** DATA EXCERPTS follows **
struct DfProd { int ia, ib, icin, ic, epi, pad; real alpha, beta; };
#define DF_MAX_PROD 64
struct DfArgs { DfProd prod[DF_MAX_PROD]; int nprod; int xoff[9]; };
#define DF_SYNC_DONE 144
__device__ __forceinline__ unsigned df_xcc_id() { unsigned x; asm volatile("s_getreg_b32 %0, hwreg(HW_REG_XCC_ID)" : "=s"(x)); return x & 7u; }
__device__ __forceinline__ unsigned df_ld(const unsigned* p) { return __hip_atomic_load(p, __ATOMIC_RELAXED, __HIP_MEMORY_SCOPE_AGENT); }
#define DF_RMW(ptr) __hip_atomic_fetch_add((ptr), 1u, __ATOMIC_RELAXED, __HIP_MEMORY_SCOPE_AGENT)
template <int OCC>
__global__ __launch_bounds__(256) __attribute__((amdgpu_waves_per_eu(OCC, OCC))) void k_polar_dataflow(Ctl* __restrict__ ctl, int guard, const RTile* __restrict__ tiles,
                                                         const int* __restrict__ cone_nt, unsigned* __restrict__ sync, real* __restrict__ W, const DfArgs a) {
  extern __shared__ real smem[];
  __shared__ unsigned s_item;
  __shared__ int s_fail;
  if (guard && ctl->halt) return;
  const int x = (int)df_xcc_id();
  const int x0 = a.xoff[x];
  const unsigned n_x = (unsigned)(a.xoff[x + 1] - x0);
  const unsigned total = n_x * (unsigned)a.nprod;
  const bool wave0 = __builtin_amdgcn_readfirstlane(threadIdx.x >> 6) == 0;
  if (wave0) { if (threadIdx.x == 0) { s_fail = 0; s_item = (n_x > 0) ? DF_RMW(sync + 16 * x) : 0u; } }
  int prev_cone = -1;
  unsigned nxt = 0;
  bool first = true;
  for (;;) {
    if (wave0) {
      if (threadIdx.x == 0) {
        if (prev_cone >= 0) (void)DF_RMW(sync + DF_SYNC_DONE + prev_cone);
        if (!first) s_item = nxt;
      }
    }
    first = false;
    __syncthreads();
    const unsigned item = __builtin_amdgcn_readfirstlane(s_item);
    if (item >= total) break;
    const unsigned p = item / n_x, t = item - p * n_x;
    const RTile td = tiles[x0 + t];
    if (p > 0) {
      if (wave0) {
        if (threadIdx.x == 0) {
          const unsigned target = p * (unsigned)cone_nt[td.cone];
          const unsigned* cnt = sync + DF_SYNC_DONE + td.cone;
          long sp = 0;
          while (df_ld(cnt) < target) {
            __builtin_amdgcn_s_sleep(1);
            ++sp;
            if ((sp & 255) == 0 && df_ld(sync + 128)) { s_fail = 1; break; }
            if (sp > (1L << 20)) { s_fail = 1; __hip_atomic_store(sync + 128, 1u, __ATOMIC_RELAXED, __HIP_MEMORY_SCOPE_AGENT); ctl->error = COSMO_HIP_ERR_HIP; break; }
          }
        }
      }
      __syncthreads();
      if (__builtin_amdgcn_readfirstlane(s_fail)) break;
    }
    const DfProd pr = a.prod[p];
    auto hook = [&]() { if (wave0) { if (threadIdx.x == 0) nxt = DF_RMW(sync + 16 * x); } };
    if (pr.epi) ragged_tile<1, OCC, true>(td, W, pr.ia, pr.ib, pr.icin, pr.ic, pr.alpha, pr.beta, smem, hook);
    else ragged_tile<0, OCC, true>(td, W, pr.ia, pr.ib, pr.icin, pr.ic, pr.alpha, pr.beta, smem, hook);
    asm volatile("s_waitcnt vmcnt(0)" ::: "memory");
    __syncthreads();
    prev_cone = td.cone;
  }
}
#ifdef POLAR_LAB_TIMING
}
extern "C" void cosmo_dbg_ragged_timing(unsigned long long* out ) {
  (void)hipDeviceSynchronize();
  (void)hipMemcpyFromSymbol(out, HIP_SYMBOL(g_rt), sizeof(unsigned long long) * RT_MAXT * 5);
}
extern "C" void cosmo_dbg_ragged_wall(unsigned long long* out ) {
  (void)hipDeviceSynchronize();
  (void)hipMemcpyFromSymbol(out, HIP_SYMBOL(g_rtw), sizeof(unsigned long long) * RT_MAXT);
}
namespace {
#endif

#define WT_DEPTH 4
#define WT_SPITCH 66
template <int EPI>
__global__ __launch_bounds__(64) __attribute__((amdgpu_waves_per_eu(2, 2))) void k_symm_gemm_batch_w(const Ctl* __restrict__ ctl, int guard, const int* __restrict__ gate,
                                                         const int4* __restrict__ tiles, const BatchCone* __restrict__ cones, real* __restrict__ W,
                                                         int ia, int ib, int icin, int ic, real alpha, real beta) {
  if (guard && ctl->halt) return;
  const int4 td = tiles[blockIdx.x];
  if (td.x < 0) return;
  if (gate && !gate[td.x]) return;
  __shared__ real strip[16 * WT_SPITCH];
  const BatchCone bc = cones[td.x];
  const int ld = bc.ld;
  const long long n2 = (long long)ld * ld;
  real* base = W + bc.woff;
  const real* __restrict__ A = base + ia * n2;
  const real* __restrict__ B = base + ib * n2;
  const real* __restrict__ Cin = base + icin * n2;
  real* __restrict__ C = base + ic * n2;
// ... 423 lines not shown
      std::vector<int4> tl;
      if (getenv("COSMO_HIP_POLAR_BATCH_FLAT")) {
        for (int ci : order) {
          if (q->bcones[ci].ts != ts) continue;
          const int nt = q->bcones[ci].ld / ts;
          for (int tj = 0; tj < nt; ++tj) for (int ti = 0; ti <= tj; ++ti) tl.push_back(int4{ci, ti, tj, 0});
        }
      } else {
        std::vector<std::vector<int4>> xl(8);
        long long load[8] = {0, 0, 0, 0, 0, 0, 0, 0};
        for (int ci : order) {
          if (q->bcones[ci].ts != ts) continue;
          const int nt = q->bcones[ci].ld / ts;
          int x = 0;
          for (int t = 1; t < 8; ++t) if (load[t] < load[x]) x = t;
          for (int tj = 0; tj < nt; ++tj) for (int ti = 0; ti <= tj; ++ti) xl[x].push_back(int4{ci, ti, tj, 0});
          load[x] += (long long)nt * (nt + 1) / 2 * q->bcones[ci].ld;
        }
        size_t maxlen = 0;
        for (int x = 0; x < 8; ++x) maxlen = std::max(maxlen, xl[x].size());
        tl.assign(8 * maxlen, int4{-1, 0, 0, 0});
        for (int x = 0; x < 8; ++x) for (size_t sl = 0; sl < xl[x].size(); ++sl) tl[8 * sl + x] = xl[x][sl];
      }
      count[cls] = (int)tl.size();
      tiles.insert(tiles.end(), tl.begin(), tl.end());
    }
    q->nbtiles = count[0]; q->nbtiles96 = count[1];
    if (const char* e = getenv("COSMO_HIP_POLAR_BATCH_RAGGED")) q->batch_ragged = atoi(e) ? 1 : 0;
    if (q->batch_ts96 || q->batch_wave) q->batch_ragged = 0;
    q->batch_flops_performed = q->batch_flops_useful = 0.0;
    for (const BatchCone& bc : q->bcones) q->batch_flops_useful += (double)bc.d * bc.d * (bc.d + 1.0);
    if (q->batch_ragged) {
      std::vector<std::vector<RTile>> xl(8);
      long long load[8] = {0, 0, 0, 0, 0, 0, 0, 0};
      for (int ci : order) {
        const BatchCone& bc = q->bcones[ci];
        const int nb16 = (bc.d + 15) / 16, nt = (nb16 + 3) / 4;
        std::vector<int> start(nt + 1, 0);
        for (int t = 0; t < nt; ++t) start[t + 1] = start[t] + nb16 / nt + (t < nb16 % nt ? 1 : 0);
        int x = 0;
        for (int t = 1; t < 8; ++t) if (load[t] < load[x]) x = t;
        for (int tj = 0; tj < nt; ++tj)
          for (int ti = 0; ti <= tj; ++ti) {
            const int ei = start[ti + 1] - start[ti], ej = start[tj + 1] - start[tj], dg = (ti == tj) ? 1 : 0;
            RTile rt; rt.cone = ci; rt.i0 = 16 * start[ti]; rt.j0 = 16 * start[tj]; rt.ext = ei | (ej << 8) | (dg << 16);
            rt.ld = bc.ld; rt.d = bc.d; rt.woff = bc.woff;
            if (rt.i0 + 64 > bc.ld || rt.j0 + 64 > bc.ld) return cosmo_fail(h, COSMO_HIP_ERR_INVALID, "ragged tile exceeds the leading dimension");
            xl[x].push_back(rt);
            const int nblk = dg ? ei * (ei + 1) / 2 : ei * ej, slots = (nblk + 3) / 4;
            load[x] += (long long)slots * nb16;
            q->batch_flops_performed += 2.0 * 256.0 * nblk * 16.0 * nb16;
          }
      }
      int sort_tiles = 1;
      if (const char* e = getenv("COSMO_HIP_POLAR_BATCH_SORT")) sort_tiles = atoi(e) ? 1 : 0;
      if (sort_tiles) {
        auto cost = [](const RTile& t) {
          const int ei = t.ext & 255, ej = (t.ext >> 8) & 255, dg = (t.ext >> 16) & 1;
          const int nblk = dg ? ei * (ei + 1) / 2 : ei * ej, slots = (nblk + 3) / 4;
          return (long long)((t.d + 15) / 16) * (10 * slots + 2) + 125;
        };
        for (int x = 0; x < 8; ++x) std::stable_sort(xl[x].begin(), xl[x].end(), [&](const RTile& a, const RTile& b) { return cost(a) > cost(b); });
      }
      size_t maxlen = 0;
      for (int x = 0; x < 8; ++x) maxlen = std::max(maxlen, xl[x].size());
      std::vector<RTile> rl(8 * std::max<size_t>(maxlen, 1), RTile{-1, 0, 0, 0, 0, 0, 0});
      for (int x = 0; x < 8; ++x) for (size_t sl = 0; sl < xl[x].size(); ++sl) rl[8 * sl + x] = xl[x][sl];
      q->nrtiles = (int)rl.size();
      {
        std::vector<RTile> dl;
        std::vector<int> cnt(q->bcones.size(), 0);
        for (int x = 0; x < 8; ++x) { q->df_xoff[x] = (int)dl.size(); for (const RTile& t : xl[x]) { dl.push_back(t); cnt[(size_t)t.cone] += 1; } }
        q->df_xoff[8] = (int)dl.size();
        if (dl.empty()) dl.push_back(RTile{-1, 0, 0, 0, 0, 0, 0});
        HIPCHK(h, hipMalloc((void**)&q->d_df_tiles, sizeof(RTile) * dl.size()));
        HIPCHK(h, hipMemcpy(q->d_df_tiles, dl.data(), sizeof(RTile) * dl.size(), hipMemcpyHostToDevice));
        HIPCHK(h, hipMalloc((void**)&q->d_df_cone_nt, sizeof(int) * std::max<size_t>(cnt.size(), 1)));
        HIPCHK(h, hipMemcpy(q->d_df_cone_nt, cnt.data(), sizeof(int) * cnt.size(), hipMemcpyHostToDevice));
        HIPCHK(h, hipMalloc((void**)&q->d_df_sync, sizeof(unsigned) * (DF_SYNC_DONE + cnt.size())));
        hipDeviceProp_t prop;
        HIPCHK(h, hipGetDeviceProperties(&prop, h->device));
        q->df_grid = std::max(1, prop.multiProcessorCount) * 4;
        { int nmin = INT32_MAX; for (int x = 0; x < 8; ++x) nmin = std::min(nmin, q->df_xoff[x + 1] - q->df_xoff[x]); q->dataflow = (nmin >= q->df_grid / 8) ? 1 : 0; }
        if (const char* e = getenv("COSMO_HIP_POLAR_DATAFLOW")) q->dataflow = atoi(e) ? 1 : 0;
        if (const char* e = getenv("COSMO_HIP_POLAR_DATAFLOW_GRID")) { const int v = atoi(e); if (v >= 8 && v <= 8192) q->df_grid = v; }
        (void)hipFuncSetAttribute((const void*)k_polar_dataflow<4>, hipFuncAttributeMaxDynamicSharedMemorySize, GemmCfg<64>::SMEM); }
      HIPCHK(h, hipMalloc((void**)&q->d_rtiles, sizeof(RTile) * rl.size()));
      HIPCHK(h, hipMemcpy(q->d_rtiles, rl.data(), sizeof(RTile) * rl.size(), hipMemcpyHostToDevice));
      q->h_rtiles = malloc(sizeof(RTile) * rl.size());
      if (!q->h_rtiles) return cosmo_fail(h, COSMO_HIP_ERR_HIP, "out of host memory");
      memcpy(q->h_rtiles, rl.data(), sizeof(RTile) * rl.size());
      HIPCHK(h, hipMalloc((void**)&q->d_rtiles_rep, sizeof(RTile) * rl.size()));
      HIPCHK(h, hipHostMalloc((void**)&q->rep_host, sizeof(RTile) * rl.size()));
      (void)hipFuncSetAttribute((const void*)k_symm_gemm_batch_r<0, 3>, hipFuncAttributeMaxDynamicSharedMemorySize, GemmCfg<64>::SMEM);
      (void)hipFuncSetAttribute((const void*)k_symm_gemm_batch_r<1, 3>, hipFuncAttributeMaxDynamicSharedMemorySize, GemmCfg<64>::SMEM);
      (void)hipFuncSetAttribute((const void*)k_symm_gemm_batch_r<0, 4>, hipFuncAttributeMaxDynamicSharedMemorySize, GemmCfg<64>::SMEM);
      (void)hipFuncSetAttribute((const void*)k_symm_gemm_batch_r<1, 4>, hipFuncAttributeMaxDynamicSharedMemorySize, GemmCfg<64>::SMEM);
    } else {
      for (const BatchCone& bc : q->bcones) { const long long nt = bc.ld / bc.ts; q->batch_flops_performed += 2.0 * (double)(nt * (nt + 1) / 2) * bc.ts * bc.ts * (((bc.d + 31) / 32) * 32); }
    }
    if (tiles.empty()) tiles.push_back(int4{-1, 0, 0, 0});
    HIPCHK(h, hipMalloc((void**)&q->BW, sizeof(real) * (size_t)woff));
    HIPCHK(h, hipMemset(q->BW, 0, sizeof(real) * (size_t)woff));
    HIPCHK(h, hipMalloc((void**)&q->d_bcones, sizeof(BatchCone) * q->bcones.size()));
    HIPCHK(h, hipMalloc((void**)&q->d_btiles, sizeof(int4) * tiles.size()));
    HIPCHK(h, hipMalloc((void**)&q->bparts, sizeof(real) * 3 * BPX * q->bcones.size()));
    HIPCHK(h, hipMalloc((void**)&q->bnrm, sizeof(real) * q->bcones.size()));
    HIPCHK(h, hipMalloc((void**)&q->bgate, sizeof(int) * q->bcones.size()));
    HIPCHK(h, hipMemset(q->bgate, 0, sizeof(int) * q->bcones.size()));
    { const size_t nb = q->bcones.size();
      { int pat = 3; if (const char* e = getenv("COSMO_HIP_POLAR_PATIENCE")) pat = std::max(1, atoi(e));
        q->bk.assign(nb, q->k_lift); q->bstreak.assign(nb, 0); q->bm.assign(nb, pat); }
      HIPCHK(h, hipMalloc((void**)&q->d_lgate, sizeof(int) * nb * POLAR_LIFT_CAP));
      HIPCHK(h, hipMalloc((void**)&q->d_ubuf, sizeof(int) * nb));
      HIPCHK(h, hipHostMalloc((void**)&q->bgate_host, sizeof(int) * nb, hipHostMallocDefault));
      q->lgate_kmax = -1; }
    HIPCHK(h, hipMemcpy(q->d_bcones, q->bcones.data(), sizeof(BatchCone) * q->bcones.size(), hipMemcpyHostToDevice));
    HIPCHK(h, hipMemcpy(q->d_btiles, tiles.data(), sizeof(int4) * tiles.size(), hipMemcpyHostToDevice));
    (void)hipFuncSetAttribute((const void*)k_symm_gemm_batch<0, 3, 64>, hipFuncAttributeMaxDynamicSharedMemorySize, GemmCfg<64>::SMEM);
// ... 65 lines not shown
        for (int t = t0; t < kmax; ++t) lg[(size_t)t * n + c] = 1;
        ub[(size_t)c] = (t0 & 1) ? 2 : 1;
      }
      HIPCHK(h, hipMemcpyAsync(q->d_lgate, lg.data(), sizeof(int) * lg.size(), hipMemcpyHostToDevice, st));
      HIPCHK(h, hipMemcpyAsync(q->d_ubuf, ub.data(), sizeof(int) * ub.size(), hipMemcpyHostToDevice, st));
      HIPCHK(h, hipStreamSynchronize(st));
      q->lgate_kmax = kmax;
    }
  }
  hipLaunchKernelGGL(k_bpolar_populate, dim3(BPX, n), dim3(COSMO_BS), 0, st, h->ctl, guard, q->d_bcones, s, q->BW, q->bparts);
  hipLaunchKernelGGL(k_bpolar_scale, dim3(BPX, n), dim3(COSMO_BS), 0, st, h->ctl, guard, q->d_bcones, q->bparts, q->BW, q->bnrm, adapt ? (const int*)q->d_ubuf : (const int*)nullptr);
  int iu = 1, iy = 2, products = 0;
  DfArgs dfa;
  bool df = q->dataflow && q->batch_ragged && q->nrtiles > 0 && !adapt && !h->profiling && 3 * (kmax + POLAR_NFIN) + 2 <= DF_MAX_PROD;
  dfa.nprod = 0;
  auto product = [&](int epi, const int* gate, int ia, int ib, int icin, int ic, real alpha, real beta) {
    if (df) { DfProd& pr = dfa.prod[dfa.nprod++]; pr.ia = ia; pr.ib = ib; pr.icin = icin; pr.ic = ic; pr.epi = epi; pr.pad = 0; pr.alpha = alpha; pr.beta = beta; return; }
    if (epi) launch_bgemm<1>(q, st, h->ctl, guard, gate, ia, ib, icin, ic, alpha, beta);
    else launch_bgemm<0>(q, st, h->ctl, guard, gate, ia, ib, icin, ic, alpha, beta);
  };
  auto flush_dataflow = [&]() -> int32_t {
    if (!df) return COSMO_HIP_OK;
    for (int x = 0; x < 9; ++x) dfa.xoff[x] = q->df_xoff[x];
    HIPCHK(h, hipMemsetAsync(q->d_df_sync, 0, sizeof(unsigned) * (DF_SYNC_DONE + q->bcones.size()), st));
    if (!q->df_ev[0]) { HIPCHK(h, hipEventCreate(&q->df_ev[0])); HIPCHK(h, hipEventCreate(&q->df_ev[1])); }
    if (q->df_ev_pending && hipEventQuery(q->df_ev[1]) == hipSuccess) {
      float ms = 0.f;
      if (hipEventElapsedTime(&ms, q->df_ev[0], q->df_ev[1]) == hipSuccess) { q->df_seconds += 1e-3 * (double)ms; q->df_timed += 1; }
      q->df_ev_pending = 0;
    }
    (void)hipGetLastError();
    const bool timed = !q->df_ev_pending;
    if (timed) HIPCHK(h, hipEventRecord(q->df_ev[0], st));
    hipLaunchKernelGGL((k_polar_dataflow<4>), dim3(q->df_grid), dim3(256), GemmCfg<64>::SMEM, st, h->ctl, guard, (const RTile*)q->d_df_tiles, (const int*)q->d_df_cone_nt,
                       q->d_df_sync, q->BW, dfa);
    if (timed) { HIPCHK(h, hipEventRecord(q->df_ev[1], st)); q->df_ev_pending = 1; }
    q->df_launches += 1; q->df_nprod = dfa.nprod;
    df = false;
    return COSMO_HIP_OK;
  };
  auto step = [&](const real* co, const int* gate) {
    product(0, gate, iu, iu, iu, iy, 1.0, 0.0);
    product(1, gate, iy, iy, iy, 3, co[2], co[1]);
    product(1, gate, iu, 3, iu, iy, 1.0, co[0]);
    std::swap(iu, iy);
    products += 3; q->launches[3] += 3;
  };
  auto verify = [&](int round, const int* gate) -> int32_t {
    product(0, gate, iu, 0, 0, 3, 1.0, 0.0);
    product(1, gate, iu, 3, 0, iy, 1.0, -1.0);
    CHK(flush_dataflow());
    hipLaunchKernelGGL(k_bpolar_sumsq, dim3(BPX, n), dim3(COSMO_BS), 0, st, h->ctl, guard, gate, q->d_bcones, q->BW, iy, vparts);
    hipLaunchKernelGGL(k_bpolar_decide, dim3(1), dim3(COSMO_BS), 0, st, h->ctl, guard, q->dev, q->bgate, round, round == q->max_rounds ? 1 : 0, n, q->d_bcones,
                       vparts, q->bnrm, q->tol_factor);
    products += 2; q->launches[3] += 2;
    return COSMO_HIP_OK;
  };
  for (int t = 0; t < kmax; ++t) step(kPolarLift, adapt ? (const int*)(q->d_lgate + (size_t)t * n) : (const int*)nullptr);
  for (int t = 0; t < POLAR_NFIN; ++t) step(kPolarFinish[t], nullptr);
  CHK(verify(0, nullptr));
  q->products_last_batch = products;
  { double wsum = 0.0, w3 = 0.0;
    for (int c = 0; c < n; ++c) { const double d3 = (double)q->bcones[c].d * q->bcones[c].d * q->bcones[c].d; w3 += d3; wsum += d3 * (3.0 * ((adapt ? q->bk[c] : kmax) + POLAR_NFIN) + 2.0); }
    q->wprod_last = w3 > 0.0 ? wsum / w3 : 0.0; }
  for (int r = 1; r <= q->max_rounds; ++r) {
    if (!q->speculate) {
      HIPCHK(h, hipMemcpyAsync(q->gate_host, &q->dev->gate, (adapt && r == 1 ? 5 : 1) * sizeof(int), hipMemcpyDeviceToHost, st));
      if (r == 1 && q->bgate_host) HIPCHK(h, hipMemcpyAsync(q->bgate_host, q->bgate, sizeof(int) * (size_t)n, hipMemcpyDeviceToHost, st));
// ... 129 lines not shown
** End of DATA EXCERPTS **
• **WHAT YOU ARE ASKED TO DO**: Search the data for "slots" and list every line in which it occurs.

• **RESPONSE AREA**:
            const int nblk = dg ? ei * (ei + 1) / 2 : ei * ej, slots = (nblk + 3) / 4;
            load[x] += (long long)slots * nb16;
          const int nblk = dg ? ei * (ei + 1) / 2 : ei * ej, slots = (nblk + 3) / 4;
          return (long long)((t.d + 15) / 16) * (10 * slots + 2) + 125;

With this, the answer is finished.